Der amerikanische Soldat Arnold Sprong wurde im Juli 1944 in der Normandie gefangengenommen und landete letztendlich im Kriegsgefangenenlager der Reichsbahn in Adorf. Seine Zeit dort (bis Anfang Mai 1945) beschreibt er in einem Bericht und auch einem Interview. Manches wiederholt sich dadurch, aber jede Erzählung enthält interessante Details.

Das Arbeitslager in Adorf (Stalag 97, so erinnere ich mich) war hufeisenförmig angelegt. Hier verbrachte ich knapp zehn Monate, nachdem ich in der Nähe von St. Lo in der Normandie in Frankreich im Juli 1944 gefangengenommen worden war.

In dem offenen Ende des Hufeisens befanden sich das Quartier der Wachen und ein Lagerraum (in der Zeichnung: "Krauts"). In der Mitte zwischen den Baracken war ein Schlackenplatz mit einem Fleckchen Gras in der Mitte. Das einzige Tor befand sich zwischen dem Wachhaus und dem östlichen Ende des Hufeisens.

Zeichnung des Lagers von Arnold Sprong

Andere Bezeichnungen in der Skizze: B.R. = Schlafraum, Parlor = Aufenthaltsraum, Supplies = Vorratsraum, Washroom = Waschraum, Crapper = Abtritt, Tex's Office = Verwaltungsraum, Tex war der Gefangene, der als Sprecher zu den Deutschen fungierte)

Flurkarte des Lagers (Sammlung Bernd Stengel)

Hinter dem Tor, eine Böschung hoch, befand sich ein Lokschuppen, etwa 50 m vom Lager aus nach Osten. Dazwischen waren zwei oder drei Eisenbahnschienen. Eine Straße, vom Tor aus in westliche Richtung, durchquerte ein flaches, etwa 200m breites Tal und dann hoch zu einer Straße, die nach Adorf führte. Adorf, würde ich sagen, war etwa drei Kilometer entfernt.

Die Wachen waren Volkssturm-Soldaten, Ältere zwischen 60 und 70, oder sogar älter. Sie waren für diesen Dienst verpflichtet worden, um Soldaten in besserer körperlicher Verfassung in die Schlacht schicken zu können. Sie waren bewaffnet mit einer Mauser 98K, ähnlich unseres alten Springfieldgewehrs. Ein Unteroffizier führte die Gruppe an. Er war eine kleine wieselhafte Gestalt mit einem populären Hitlerbärtchen.

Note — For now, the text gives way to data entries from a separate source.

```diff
@@ -467,19 +510,48 @@
                 l = e + (isM ? (int)ml : 0);
             }
             if (l >= lim || l != nextc) continue;
-            QZK_T(5); QZK_C(9, 1);
+            QZK_T(5); QZK_C(9, 1); QZK_SIMC(3);
             {
                 const uint32_t h_l = qz_readlane(h, l);
                 const uint64_t earlier = qz_ballot(canh && h == h_l) & qz_below(l);
                 const uint32_t ml_l = qz_readlane(mlen, l);
                 if (earlier == 0 && !((CAPM >> l) & 1)) {
-                    QZK_C(15, 1);
+                    QZK_C(15, 1); QZK_SIMC(4);
                     Pm |= 1ull << l;
                     l += ml_l ? (int)ml_l : 1;
                     QZK_T(6);
                     continue;
                 }
                 const int avail_l = (int)look - l;
+#if QZK_SIMPLE
+                {
+                    const uint64_t ps = Pm & SHm;
+                    const uint64_t I = (Pm & CANH) | (ps << 1) | (ps << 2) | ((ps & S4m) << 3);
+                    uint64_t Sh = earlier & I;
+                    if (B == 0) Sh &= ~1ull;
+                    if (Sh == 0 && !((CAPM >> l) & 1)) {
+                        QZK_C(20, 1); QZK_SIMC(6);
+                        Pm |= 1ull << l;
+                        l += ml_l ? (int)ml_l : 1;
+                        QZK_T(6);
+                        continue;
+                    }
+                    if ((SIMPLEM >> l) & 1) {
+                        QZK_C(19, 1); QZK_SIMC(5);
+                        const uint32_t a = qz_readlane(alt, l);
+                        const uint32_t nl = a & 0xffffu;
+                        if (lane == l) { mlen = nl; mdist = a >> 16; }
+                        const uint64_t bit = 1ull << l;
+                        SHm = (nl >= 3 && nl <= QZK_MAXINS && avail_l - (int)nl >= 3) ? SHm | bit : SHm & ~bit;
+                        S4m = nl == 4 ? S4m | bit : S4m & ~bit;
+                        Pm |= bit;
+                        l += nl ? (int)nl : 1;
+                        QZK_T(6);
+                        continue;
+                    }
+                }
+#endif
+                QZK_SIMC(7);
                 const int maxlen_l = avail_l < 258 ? avail_l : 258;
                 const int nice_l = avail_l < QZK_NICE ? avail_l : QZK_NICE;
                 int cnt = 0, bl = 2; uint32_t bd = 0; bool fin = false;
@@ -512,12 +584,13 @@
                         }
                     }
                 }
-                const int nc_l = (int)qz_readlane((uint32_t)nc, l);
-                const bool ex_l = qz_readlane((uint32_t)exact0, l) != 0;
+                const uint32_t lp = qz_readlane(lpk, l);
+                const int nc_l = (int)((lp >> 20) & 7u);
+                const bool ex_l = (lp >> 23) != 0;
                 if (!fin && !(had_intra && ex_l)) {
                     for (int k = 0; k < nc_l && cnt < 4 && !fin; k++) {
                         const uint32_t ck = qz_readlane(k == 0 ? c0 : k == 1 ? c1 : k == 2 ? c2 : c3, l);
-                        int len = (int)qz_readlane((uint32_t)(k == 0 ? l0 : k == 1 ? l1 : k == 2 ? l2 : l3), l);
+                        int len = (int)((lp >> (5 * k)) & 31u);
                         if (len == QZK_CAP && maxlen_l > QZK_CAP)
                             len = wave_matchlen(pos + (uint32_t)l, ck, maxlen_l);
                         cnt++;
```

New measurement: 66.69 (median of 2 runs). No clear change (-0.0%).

Der Lagerraum beinhaltete unter anderem unsere Pakete vom Roten Kreuz, wenn es welche gab. Wir dachten oft, dass die Wachen unseren Anteil einbehielten. Wir bekamen niemals ein komplettes Paket allein für uns; es war immer aufgeteilt. Ich erinnere mich nur an Teile eines amerikanischen, eines britischen und einiger kanadischer Päckchen, die ich in den ganzen Monaten erhalten habe.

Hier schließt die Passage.